Directions for this task:
From the data below, set down exactly the lines between the one holding "g.Scol[o] = c;" and the one holding "const int w = c", inclusive, and no others.

(Records from a data collection)
__global__ __launch_bounds__(W_NT) __attribute__((amdgpu_waves_per_eu(8, 8))) void k_rows_wscatter(RowsArgs g, const int4 *chunks, const long long *cmoff,
                                                       const int *wlo, const int *wwb, const int *ubase,
                                                       const int *ubo, const int *cbo) {
    __shared__ __align__(16) unsigned char lds[W_MAXW * 4 + 8 * RH_NT * 2];
    __shared__ WalkTab wt;
    __shared__ int red[W_NT / 64];
    int *const cur = reinterpret_cast<int *>(lds);
    unsigned short *const rm = reinterpret_cast<unsigned short *>(lds + W_MAXW * 4);
    const int tid = threadIdx.x;
    const int4 ch = chunks[blockIdx.x];
    const int u0 = ubase[ch.x], nw = ubase[ch.x + 1] - u0;
    const int lo = wlo[ch.x], wb = wwb[ch.x];
    const int *const cb = cbo + cmoff[blockIdx.x];
    for (int w = tid; w < nw; w += W_NT) cur[w] = ubo[u0 + w] + cb[w];
    const int4 le = g.list[ch.x];
    const int a0 = le.y, k = le.z, b0 = ch.y * RH_NT;
    rows_batch(g, a0, k, b0, wt);
    const long long base = g.E[a0];
    const int q0 = ch.z * W_CH, q1 = min(wt.tot, q0 + W_CH), nb = min(RH_NT, k - b0);
    batch_walk<true>(g, nb, q0, q1, wt, [&](int c, double x, bool v) {
        const int lane = lane_id();
        const int w = v ? (c - lo) >> wb : -1;
        int len;
        const u64 bm = wave_runs(w, &len);
        int b = 0;
        if (v && (bm >> lane & 1ull)) b = atomicAdd(&cur[w], len);
        const int hl = 63 - __builtin_clzll(bm & ((2ull << lane) - 1ull));
        const int hb = __shfl(b, hl, 64);
        if (v) {
            const long long o = base + hb + (lane - hl);
            g.Scol[o] = c;
            g.Sval[o] = x;
        }
    }, rm, red);
}

__device__ __forceinline__ int w_rank(const u64 *bm, const u16 *g4, const int *blk, int c) {
    const int w = c >> 6, gi = w >> 2, sub = w & 3;
    const ulonglong2 lo = reinterpret_cast<const ulonglong2 *>(bm)[gi * 2];
    const ulonglong2 hi = reinterpret_cast<const ulonglong2 *>(bm)[gi * 2 + 1];
    const u64 word = sub == 0 ? lo.x : sub == 1 ? lo.y : sub == 2 ? hi.x : hi.y;
    int rk = blk[w / W_BLK] + g4[gi] + __popcll(word & ((1ull << (c & 63)) - 1ull));
    rk += sub > 0 ? __popcll(lo.x) : 0;
    rk += sub > 1 ? __popcll(lo.y) : 0;
    rk += sub > 2 ? __popcll(hi.x) : 0;
    return rk;
}
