template <int COUT, int RR, int GN, int SPLIT>
__global__ __launch_bounds__(256, 2) void conv1x1_f16x3_kernel(const Conv1Params pp) {
  typedef _Float16 f16x4 __attribute__((ext_vector_type(4)));
  static_assert(RR == 4 || RR == 2, "rows of 32 pixels per wave");
  static_assert((SPLIT != 0) == (COUT == 0), "the split epilogue takes cout at run time");
  Conv3Params p = pp.c;
  constexpr int NI = 2 * RR;
  constexpr int kPlane = 32 * NI * 32, kChunk = 2 * kPlane, kStage = 2 * kChunk;
  static_assert(2 * kStage >= 4 * kEpiWaveBytes, "the epilogue stages through sA");
  __shared__ __attribute__((aligned(16))) unsigned char sA[2 * kStage];
  __shared__ int64_t red[kStatWords * 32];
  __shared__ __attribute__((aligned(16))) float sAff[2][GN ? 512 : 4];
  const int tid = threadIdx.x, lane = tid & 63, wave = __builtin_amdgcn_readfirstlane(tid >> 6);
  const int c = lane & 31, h = lane >> 5, wm = wave >> 1, wn = wave & 1;
  Conv3Tile t;
  if (!conv3_tile(p, t)) return;
  t.y0 = t.y0 / kC3TH * NI;
  red[tid] = 0;
  const float scale = pp.scales_dev ? pp.scales_dev[0] : pp.scale;
  if (pp.scales_dev) p.mscale = pp.scales_dev[1];
  const int cin = pp.cin, nst = cin / 32;
  if constexpr (GN != 0) {
    const int groups = cin / pp.cpg_in;
    const double n = (double)pp.cpg_in * (double)p.H * 32.0;
    for (int ch = tid; ch < cin; ch += 256) {
      const GnAffine f = gn_channel(gn_group(pp.stats_in + kStatWords * (t.b * groups + ch / pp.cpg_in), n, pp.eps), pp.gamma, pp.beta, pp.pre_bias, ch);
      sAff[0][ch] = f.a;
      sAff[1][ch] = f.sh;
    }
  }
  const int w8 = tid & 7, r0 = tid >> 3;
  const float *xb = pp.x + ((t.b * p.H + t.y0) * 32L + r0) * cin + 4 * w8;
  const float *pbp = (GN == 0 && pp.pre_bias) ? pp.pre_bias + 4 * w8 : nullptr;
  f32x4 pb4 = {0.f, 0.f, 0.f, 0.f}, a4 = pb4, sh4 = pb4;
  const int loff = (w8 >> 2) * kChunk + r0 * 32 + 16 * (((w8 >> 1) & 1) ^ ((r0 >> 3) & 1)) + 8 * (w8 & 1);
  f32x4 st[NI];
  auto issue = [&](int stage) {
#pragma unroll
    for (int i = 0; i < NI; ++i) st[i] = *reinterpret_cast<const f32x4 *>(xb + (long)(32 * i) * cin + stage * 32);
  };
  auto affine = [&](int stage) {
    if constexpr (GN != 0) {
      a4 = *reinterpret_cast<const f32x4 *>(&sAff[0][stage * 32 + 4 * w8]);
      sh4 = *reinterpret_cast<const f32x4 *>(&sAff[1][stage * 32 + 4 * w8]);
    } else {
      if (pbp) pb4 = *reinterpret_cast<const f32x4 *>(pbp + stage * 32);
    }
  };
  auto convert = [&](int i, int buf) {
    f32x4 v;
    if constexpr (GN != 0) v = gn_act<0>(st[i], a4, sh4) * scale;
    else v = (st[i] + pb4) * scale;
    f16x4 hi, lo;
#pragma unroll
    for (int e = 0; e < 4; ++e) {
      hi[e] = (_Float16)v[e];
      lo[e] = (_Float16)(v[e] - (float)hi[e]);
    }
    unsigned char *d = sA + buf * kStage + loff + i * (32 * 32);
    *reinterpret_cast<f16x4 *>(d) = hi;
    *reinterpret_cast<f16x4 *>(d + kPlane) = lo;
  };
  f32x16 acc[RR][2];
#pragma unroll
  for (int rr = 0; rr < RR; ++rr)
#pragma unroll
    for (int j = 0; j < 2; ++j) acc[rr][j] = f32x16{0.f, 0.f, 0.f, 0.f, 0.f, 0.f, 0.f, 0.f, 0.f, 0.f, 0.f, 0.f, 0.f, 0.f, 0.f, 0.f};
  const int aoff = (RR * wm) * 1024 + c * 32 + 16 * (h ^ ((c >> 3) & 1));
  const unsigned char *wbase = reinterpret_cast<const unsigned char *>(p.Wf) + (4 * t.nb + 2 * wn) * 128 * 16;
  const int wl = lane * 16;
  const long wstep = (long)p.nnb * (512 * 16);
  f16x8 b0[4], b1[4];
  auto load_b = [&](int ks, f16x8 (&dst)[4]) {
    const unsigned char *s = wbase + ks * wstep;
#pragma unroll
    for (int k = 0; k < 4; ++k) dst[k] = *reinterpret_cast<const f16x8 *>(s + k * 1024 + wl);
  };
  auto kstep = [&](const unsigned char *A, const f16x8 (&bq)[4]) {
#pragma unroll
    for (int rr = 0; rr < RR; ++rr) {
      const f16x8 ah = *reinterpret_cast<const f16x8 *>(A + aoff + rr * 1024);
      const f16x8 al = *reinterpret_cast<const f16x8 *>(A + aoff + rr * 1024 + kPlane);
#pragma unroll
      for (int j = 0; j < 2; ++j) {
        acc[rr][j] = __builtin_amdgcn_mfma_f32_32x32x16_f16(ah, bq[2 * j], acc[rr][j], 0, 0, 0);
        acc[rr][j] = __builtin_amdgcn_mfma_f32_32x32x16_f16(ah, bq[2 * j + 1], acc[rr][j], 0, 0, 0);
        acc[rr][j] = __builtin_amdgcn_mfma_f32_32x32x16_f16(al, bq[2 * j], acc[rr][j], 0, 0, 0);
      }
    }
  };
  const int nks = 2 * nst;
  load_b(0, b0);
  issue(0);
  if constexpr (GN != 0) __syncthreads();
  affine(0);
#pragma unroll
  for (int i = 0; i < NI; ++i) convert(i, 0);
  __syncthreads();
  if constexpr (RR == 2) {
    auto run_stage = [&](int s, auto more_tag) {
      constexpr bool more = decltype(more_tag)::value;
      const unsigned char *A = sA + (s & 1) * kStage;
      const int nbuf = (s + 1) & 1;
      load_b(2 * s + 1, b1);
      if constexpr (more) issue(s + 1);
      kstep(A, b0);
      __builtin_amdgcn_sched_barrier(0);
      if constexpr (more) affine(s + 1);
      load_b(2 * s + 2 < nks ? 2 * s + 2 : nks - 1, b0);
      kstep(A + kChunk, b1);
      if constexpr (more) {
#pragma unroll
        for (int i = 0; i < NI; ++i) convert(i, nbuf);
#pragma unroll
        for (int m = 0; m < 6 * RR; ++m) {
          __builtin_amdgcn_sched_group_barrier(0x008, 1, 0);
          __builtin_amdgcn_sched_group_barrier(0x002, 8, 0);
        }
      }
      __builtin_amdgcn_sched_barrier(0);
      __syncthreads();
    };
    for (int s = 0; s + 1 < nst; ++s) run_stage(s, std::true_type{});
    run_stage(nst - 1, std::false_type{});
  } else {
    for (int s = 0; s < nst; ++s) {
      const bool more = s + 1 < nst;
      const unsigned char *A = sA + (s & 1) * kStage;
      const int nbuf = (s + 1) & 1;
      load_b(2 * s + 1, b1);
      if (more) issue(s + 1);
      kstep(A, b0);
      __builtin_amdgcn_sched_barrier(0);
      load_b(2 * s + 2 < nks ? 2 * s + 2 : nks - 1, b0);
      kstep(A + kChunk, b1);
      if (more) {
        affine(s + 1);
#pragma unroll
        for (int i = 0; i < NI; ++i) convert(i, nbuf);
      }
      __builtin_amdgcn_sched_barrier(0);
      __syncthreads();
    }
  }
  if constexpr (SPLIT != 0) {
    const int C = p.cout / 3, col = t.nb * 128, third = col / C;
    const int n = wn * 64 + 4 * (lane & 15), cc = col - third * C + n;
    const long L = (long)p.H * 32, tok = (long)(t.y0 + RR * wm) * 32 + (lane >> 4);
    f32x4 pb = {0.f, 0.f, 0.f, 0.f};
    if (p.bias) {
#pragma unroll
      for (int e = 0; e < 4; ++e) pb[e] = p.bias[col + n + e];
    }
    float *stage = reinterpret_cast<float *>(sA + wave * kEpiWaveBytes);
    if (third < 2) {
      _Float16 *dst = third == 0 ? pp.Q3 : pp.K3;
      epi_store_split(acc, stage, lane, dst, (t.b * L + tok) * 3 * C + cc, 32L * 3 * C, 4L * 3 * C, (long)C, third == 0, p.mscale,
                      pb, pp.sq);
    } else {
      epi_store_split(acc, stage, lane, pp.V3, (t.b * 3 * L + tok) * C + cc, 32L * C, 4L * C, L * C, false, p.mscale, pb, pp.sv);
    }
  } else {
    conv3_epilogue<COUT>(p, t, acc, sA, red, wave, wm, wn);
  }
}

Result of this exercise:
            g.Scol[o] = c;
            g.Sval[o] = x;
        }
    }, rm, red);
}

__device__ __forceinline__ int w_rank(const u64 *bm, const u16 *g4, const int *blk, int c) {
    const int w = c >> 6, gi = w >> 2, sub = w & 3;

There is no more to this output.